_EXERCISE BRIEF:_ For this exercise, please reproduce the records below word for word, from the first line through the line with "const int i0 = x0 >> 1;".

_DATA FOR THE TASK:_
template <int MODE, bool ENC, typename PL, bool ONE = false, bool LUT = false>
__device__ __forceinline__ void color_rows(const DecFrame &F, const Geom &g, const PL &pl,
                                           uint8_t *__restrict__ pix, const EncFrame *__restrict__ efr, int y0, int x0,
                                           bool two, int bgr, int invert, const uint8_t *lut = nullptr) {
  const int y1 = two ? y0 + 1 : y0;
  int v0[3][8], v1[3][8];
  if constexpr (MODE == 0) {
    uint2 q[3][2];
#pragma unroll
    for (int k = 0; k < 3; ++k) {
      q[k][0] = *reinterpret_cast<const uint2 *>(pl.row(k, y0) + x0);
      q[k][1] = *reinterpret_cast<const uint2 *>(pl.row(k, y1) + x0);
    }
#pragma unroll
    for (int k = 0; k < 3; ++k) {
      unpack8(q[k][0], v0[k]);
      unpack8(q[k][1], v1[k]);
    }
  } else {
    const uint2 qa = *reinterpret_cast<const uint2 *>(pl.row(0, y0) + x0);
    const uint2 qb = *reinterpret_cast<const uint2 *>(pl.row(0, y1) + x0);
    const int dw = g.dw[1], dh = g.dh[1];
    const bool fancy = (F.flags & 1) && dw > 2;
    const int i0 = x0 >> 1;
    int ix[6];
#pragma unroll
    for (int m = 0; m < 6; ++m) ix[m] = min(max(i0 - 1 + m, 0), dw - 1);
    constexpr int NR = MODE == 2 ? 3 : 2;
    int rows[NR];
    if constexpr (MODE == 2) {
      const int iy = min(y0 >> 1, dh - 1);
      rows[0] = max(iy - 1, 0);
      rows[1] = iy;
      rows[2] = min(iy + 1, dh - 1);
    } else {
      rows[0] = min(y0, dh - 1);
      rows[1] = min(y1, dh - 1);
    }
    int b[2][NR][6];
    const int e = min(dw - 1 - i0, 3);
    int sh[4];
#pragma unroll
    for (int m = 0; m < 4; ++m) sh[m] = 8 * min(m, e);
#pragma unroll
    for (int k = 0; k < 2; ++k) {
#pragma unroll
      for (int rr = 0; rr < NR; ++rr) {
        const uint8_t *r = pl.row(k + 1, rows[rr]);
        const uint32_t mid = *reinterpret_cast<const uint32_t *>(r + i0);
        b[k][rr][0] = r[ix[0]];
#pragma unroll
        for (int m = 1; m < 5; ++m) b[k][rr][m] = (int)((mid >> sh[m - 1]) & 0xFF);
        b[k][rr][5] = r[ix[5]];
      }
    }
    unpack8(qa, v0[0]);
    unpack8(qb, v1[0]);
#pragma unroll
    for (int k = 0; k < 2; ++k) {
      int c0[6], c1[6];
#pragma unroll
      for (int m = 0; m < 6; ++m) {
        if constexpr (MODE == 2) {
          c0[m] = fancy ? 3 * b[k][1][m] + b[k][0][m] : b[k][1][m];
          c1[m] = fancy ? 3 * b[k][1][m] + b[k][2][m] : b[k][1][m];
        } else {
          c0[m] = b[k][0][m];
          c1[m] = b[k][1][m];
        }
      }
      up2(c0, i0, dw, fancy, MODE == 2 ? 2 : 1, v0[k + 1]);
      up2(c1, i0, dw, fancy, MODE == 2 ? 2 : 1, v1[k + 1]);
    }
  }
  if constexpr (ENC) {
    uint32_t p0[8], p1[8];
#pragma unroll
    for (int rw = 0; rw < (ONE ? 1 : 2); ++rw)
#pragma unroll
      for (int j = 0; j < 8; ++j) {
        const int yy = rw ? v1[0][j] : v0[0][j], cb = rw ? v1[1][j] : v0[1][j], cr = rw ? v1[2][j] : v0[2][j];
        const int xcr = cr - 128, xcb = cb - 128;
        const uint32_t r = clamp255(yy + ((__mul24(91881, xcr) + 32768) >> 16));
        const uint32_t gg = clamp255(yy + ((__mul24(-22554, xcb) + 32768 - __mul24(46802, xcr)) >> 16));
        const uint32_t b = clamp255(yy + ((__mul24(116130, xcb) + 32768) >> 16));
        uint32_t px;
        if constexpr (LUT) px = lut[512 + r] | (uint32_t)lut[256 + gg] << 8 | (uint32_t)lut[b] << 16;
        else px = (r | gg << 8 | b << 16) ^ (invert ? 0xFFFFFFu : 0u);
        if (rw) p1[j] = two ? px : p0[j];
        else p0[j] = px;
      }
    return enc_store_rows<ONE>(efr[blockIdx.z], pix, p0, p1, y0, x0, g.w);
  }
  uint8_t o0[24], o1[24];
  ycc8<LUT>(v0, 3, bgr, invert, o0, lut);
  ycc8<LUT>(v1, 3, bgr, invert, o1, lut);
  const int w = g.w;
  uint8_t *const d0 = pix + F.out_off + ((size_t)y0 * w + x0) * 3, *const d1 = d0 + (size_t)w * 3;
  store24(d0, w - x0, o0);
  if (two) store24(d1, w - x0, o1);
}

template <bool LUT>
struct ColorFilter {
  typedef int Arg;
  static __device__ __forceinline__ int invert(int f) { return f; }
};
template <>
struct ColorFilter<true> {
  typedef LutTable Arg;
  static __device__ __forceinline__ int invert(const LutTable &) { return 0; }
};

__device__ __forceinline__ void stage_lut(uint32_t *s_lut, const LutTable &tab) {
  if (threadIdx.x < 192) s_lut[threadIdx.x] = tab.w[threadIdx.x];
}

template <bool ENC, int CM, bool LUT = false>
__global__ __launch_bounds__(256) void k_color(const DecFrame *__restrict__ fr, const uint8_t *__restrict__ planes,
                                               uint8_t *__restrict__ pix, const EncFrame *__restrict__ efr, int bgr,
                                               const typename ColorFilter<LUT>::Arg filt) {
  const uint8_t *lut = nullptr;
  if constexpr (LUT) {
    __shared__ uint32_t s_lut[192];
    stage_lut(s_lut, filt);
    __syncthreads();
    lut = reinterpret_cast<const uint8_t *>(s_lut);
  }
  const int invert = ColorFilter<LUT>::invert(filt);
  const DecFrame &F = fr[blockIdx.z];
  const Geom &g = F.g;
  const int y0 = blockIdx.y * 2, x0 = (blockIdx.x * 256 + threadIdx.x) * 8;
  if (y0 >= g.h || x0 >= g.w) return;
  const bool two = y0 + 1 < g.h;
  const uint32_t cm = CM >= 0 ? (uint32_t)CM : (F.flags >> 1) & 3u;
  const GlobalPlanes gp{planes, F};
  if (cm == 1) return color_rows<0, ENC, GlobalPlanes, false, LUT>(F, g, gp, pix, efr, y0, x0, two, bgr, invert, lut);
  if (cm == 2) return color_rows<1, ENC, GlobalPlanes, false, LUT>(F, g, gp, pix, efr, y0, x0, two, bgr, invert, lut);
  if (cm == 3) return color_rows<2, ENC, GlobalPlanes, false, LUT>(F, g, gp, pix, efr, y0, x0, two, bgr, invert, lut);
  uint8_t o0[24], o1[24];
  color8<LUT>(F, g, planes, y0, x0, bgr, invert, o0, lut);
  color8<LUT>(F, g, planes, two ? y0 + 1 : y0, x0, bgr, invert, o1, lut);
  if constexpr (ENC) return enc_sample_rows(efr[blockIdx.z], pix, o0, o1, y0, x0, g.w, bgr);
  const int w = g.w;
  uint8_t *const d0 = pix + F.out_off + ((size_t)y0 * w + x0) * 3;
  store24(d0, w - x0, o0);
  if (two) store24(d0 + (size_t)w * 3, w - x0, o1);
}

constexpr int kStripMcus = 15;
constexpr int kStripY = kStripMcus * 16;
constexpr int kStripC = (kStripMcus + 2) * 8;

struct StripPlanes {
  const uint8_t *y, *cb, *cr;
  int y_base, x_base, c_base;
  __device__ __forceinline__ const uint8_t *row(int k, int yy) const {
    const int r = yy - y_base;
    return k == 0 ? y + r * kStripY - x_base : (k == 1 ? cb : cr) + r * kStripC - c_base;
  }
};

template <bool ONE, bool LUT = false>
__global__ __launch_bounds__(256) void k_idct_color422(const DecFrame *__restrict__ fr, const int16_t *coef,
                                                       const int32_t *dcseq, const uint8_t *nmask,
                                                       uint8_t *__restrict__ eplanes, const EncFrame *__restrict__ efr,
                                                       const typename ColorFilter<LUT>::Arg filt) {
  const DecFrame &F = fr[blockIdx.z];
  const Geom &g = F.g;
  const int mcux = g.mcux, my = blockIdx.y, m0 = blockIdx.x * kStripMcus;
  if (m0 >= mcux || my >= g.mcuy) return;
  __shared__ int32_t blkv[kIdctBlocks][72];
  __shared__ __attribute__((aligned(16))) uint16_t s_qz[3][64];
  __shared__ uint8_t s_pos[64];
  __shared__ uint32_t s_col[8];
  uint8_t *const s_y = reinterpret_cast<uint8_t *>(&blkv[0][0]);
  uint8_t *const s_cb = s_y + 8 * kStripY, *const s_cr = s_cb + 8 * kStripC;
  static_assert(8 * (kStripY + 2 * kStripC) <= (int)sizeof(blkv), "strip fits the coefficient rows");
  const uint32_t t = threadIdx.x, slot = t >> 3, r = t & 7;
  bool valid[kIdctNb];
  uint32_t kk[kIdctNb], lx[kIdctNb];
  uint4 raw[kIdctNb];
  int32_t dc[kIdctNb];
  uint32_t nm[kIdctNb];
#pragma unroll
  for (int h = 0; h < kIdctNb; ++h) {
    const int b = h * 32 + (int)slot;
    const int k = b < 30 ? 0 : b < 47 ? 1 : 2;
    const int j = k == 0 ? b : k == 1 ? b - 30 : b - 47;
    const int mx = k == 0 ? m0 + (j >> 1) : m0 - 1 + j;
    const int c = k == 0 ? (j & 1) : k + 1;
    kk[h] = (uint32_t)k;
    lx[h] = (uint32_t)j;
    valid[h] = mx >= 0 && mx < mcux;
    const uint64_t mcu = (uint64_t)my * mcux + (valid[h] ? mx : 0);
    const uint64_t bi = valid[h] ? F.blk0 + mcu * 4 + c : F.blk0;
    const uint64_t di = valid[h] ? F.dcbase[k] + mcu * (k == 0 ? 2 : 1) + (k == 0 ? (j & 1) : 0) : F.dcbase[0];
    raw[h] = *reinterpret_cast<const uint4 *>(coef + bi * 64 + r * 8);
    dc[h] = dcseq[di];
    nm[h] = nmask ? (uint32_t)nmask[bi] : 0xFFu;
  }
  if (t < 192) s_qz[t >> 6][kZigOf[t & 63]] = F.q[t >> 6][t & 63];
  if (t < 64) s_pos[t] = kIdctPos[t];
  if (t < 8) s_col[t] = kIdctCol[t];
  const uint8_t *lut = nullptr;
  if constexpr (LUT) {
    __shared__ uint32_t s_lut[192];
    stage_lut(s_lut, filt);
    lut = reinterpret_cast<const uint8_t *>(s_lut);
  }
  __syncthreads();
  const uint2 pos8 = *reinterpret_cast<const uint2 *>(&s_pos[r * 8]);
  const uint32_t colg = s_col[r];
#pragma unroll
  for (int h = 0; h < kIdctNb; ++h) {
    if (!valid[h]) continue;
    const bool st = (nm[h] >> r) & 1;
    const uint32_t qw[4] = {st ? raw[h].x : 0u, st ? raw[h].y : 0u, st ? raw[h].z : 0u, st ? raw[h].w : 0u};
    const uint4 q4 = *reinterpret_cast<const uint4 *>(&s_qz[kk[h]][r * 8]);
    const uint32_t qq[4] = {q4.x, q4.y, q4.z, q4.w};
#pragma unroll
    for (int j = 0; j < 8; ++j) {
      const int32_t v = (r == 0 && j == 0) ? (int32_t)(int16_t)dc[h] : (int32_t)(int16_t)(qw[j >> 1] >> (16 * (j & 1)));
      const uint32_t at = ((j < 4 ? pos8.x : pos8.y) >> (8 * (j & 3))) & 0xFF;
      blkv[h * 32 + slot][at] = __mul24(v, (int32_t)((qq[j >> 1] >> (16 * (j & 1))) & 0xFFFF));
    }
  }
  __syncthreads();
  int32_t col[kIdctNb][8];
  const auto pass1 = [&](auto m24) {
#pragma unroll
    for (int h = 0; h < kIdctNb; ++h) {
      if (!valid[h]) continue;
      int32_t in[8];
#pragma unroll
      for (int i = 0; i < 8; ++i) in[i] = blkv[h * 32 + slot][i * 8 + ((colg >> (4 * i)) & 7)];
      idct_line<decltype(m24)::value>(in, col[h], 11);
    }
  };
  if (F.flags & kDecIdct24) pass1(BoolTag<true>{});
  else pass1(BoolTag<false>{});
  __syncthreads();
#pragma unroll
  for (int h = 0; h < kIdctNb; ++h) {
    if (!valid[h]) continue;
#pragma unroll
    for (int i = 0; i < 8; ++i) blkv[h * 32 + slot][i * 9 + r] = col[h][i];
  }
  __syncthreads();
  uint2 row8[kIdctNb];
#pragma unroll
  for (int h = 0; h < kIdctNb; ++h) {
    int32_t in[8];
    uint32_t out[8];
#pragma unroll
    for (int i = 0; i < 8; ++i) in[i] = blkv[h * 32 + slot][r * 9 + i];
    idct_row_limited(in, out);
    uint32_t lo = 0, hi = 0;
#pragma unroll
    for (int i = 0; i < 4; ++i) {
      lo |= out[i] << (8 * i);
      hi |= out[i + 4] << (8 * i);
    }
    row8[h] = make_uint2(lo, hi);
  }
  __syncthreads();
#pragma unroll
  for (int h = 0; h < kIdctNb; ++h) {
    if (!valid[h]) continue;
    uint8_t *dst = kk[h] == 0 ? s_y + r * kStripY : (kk[h] == 1 ? s_cb : s_cr) + r * kStripC;
    *reinterpret_cast<uint2 *>(dst + lx[h] * 8) = row8[h];
  }
  __syncthreads();
  constexpr int kRows = ONE ? 1 : 2;
  if (t >= (uint32_t)(2 * kStripMcus * (8 / kRows))) return;
  const int px = (int)t % (2 * kStripMcus), rp = (int)t / (2 * kStripMcus);
  const int y0 = my * 8 + kRows * rp, x0 = m0 * 16 + px * 8;
  if (y0 >= g.h || x0 >= g.w) return;
  const StripPlanes sp{s_y, s_cb, s_cr, my * 8, m0 * 16, (m0 - 1) * 8};
  color_rows<1, true, StripPlanes, ONE, LUT>(F, g, sp, eplanes, efr, y0, x0, !ONE && y0 + 1 < g.h, 0,
                                             ColorFilter<LUT>::invert(filt), lut);
}


__device__ __forceinline__ int32_t m24(int32_t a, int32_t b) { return __mul24(a, b); }

__device__ __forceinline__ void fdct_islow_line(int32_t p[8], int pass) {
  int32_t tmp0 = p[0] + p[7], tmp7 = p[0] - p[7];
  int32_t tmp1 = p[1] + p[6], tmp6 = p[1] - p[6];
  int32_t tmp2 = p[2] + p[5], tmp5 = p[2] - p[5];
  int32_t tmp3 = p[3] + p[4], tmp4 = p[3] - p[4];
  const int32_t tmp10 = tmp0 + tmp3, tmp13 = tmp0 - tmp3;
  const int32_t tmp11 = tmp1 + tmp2, tmp12 = tmp1 - tmp2;
  const int sh = pass ? 15 : 11;
  const int32_t rnd = 1 << (sh - 1);
  if (!pass) {
    p[0] = (tmp10 + tmp11) * 4;
    p[4] = (tmp10 - tmp11) * 4;
  } else {
    p[0] = DESCALE(tmp10 + tmp11, 2);
    p[4] = DESCALE(tmp10 - tmp11, 2);
  }
  const int32_t z1 = m24(tmp12 + tmp13, FIX_0_541196100) + rnd;
  p[2] = (z1 + m24(tmp13, FIX_0_765366865)) >> sh;
  p[6] = (z1 + m24(tmp12, -FIX_1_847759065)) >> sh;
  const int32_t z5 = m24(tmp4 + tmp6 + tmp5 + tmp7, FIX_1_175875602) + rnd;
  const int32_t z1o = m24(tmp4 + tmp7, -FIX_0_899976223), z2 = m24(tmp5 + tmp6, -FIX_2_562915447);
  const int32_t z3 = m24(tmp4 + tmp6, -FIX_1_961570560) + z5, z4 = m24(tmp5 + tmp7, -FIX_0_390180644) + z5;
  p[7] = (m24(tmp4, FIX_0_298631336) + z1o + z3) >> sh;
  p[5] = (m24(tmp5, FIX_2_053119869) + z2 + z4) >> sh;
  p[3] = (m24(tmp6, FIX_3_072711026) + z2 + z3) >> sh;
  p[1] = (m24(tmp7, FIX_1_501321110) + z1o + z4) >> sh;
}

_SOLUTION:_
template <int MODE, bool ENC, typename PL, bool ONE = false, bool LUT = false>
__device__ __forceinline__ void color_rows(const DecFrame &F, const Geom &g, const PL &pl,
                                           uint8_t *__restrict__ pix, const EncFrame *__restrict__ efr, int y0, int x0,
                                           bool two, int bgr, int invert, const uint8_t *lut = nullptr) {
  const int y1 = two ? y0 + 1 : y0;
  int v0[3][8], v1[3][8];
  if constexpr (MODE == 0) {
    uint2 q[3][2];
#pragma unroll
    for (int k = 0; k < 3; ++k) {
      q[k][0] = *reinterpret_cast<const uint2 *>(pl.row(k, y0) + x0);
      q[k][1] = *reinterpret_cast<const uint2 *>(pl.row(k, y1) + x0);
    }
#pragma unroll
    for (int k = 0; k < 3; ++k) {
      unpack8(q[k][0], v0[k]);
      unpack8(q[k][1], v1[k]);
    }
  } else {
    const uint2 qa = *reinterpret_cast<const uint2 *>(pl.row(0, y0) + x0);
    const uint2 qb = *reinterpret_cast<const uint2 *>(pl.row(0, y1) + x0);
    const int dw = g.dw[1], dh = g.dh[1];
    const bool fancy = (F.flags & 1) && dw > 2;
    const int i0 = x0 >> 1;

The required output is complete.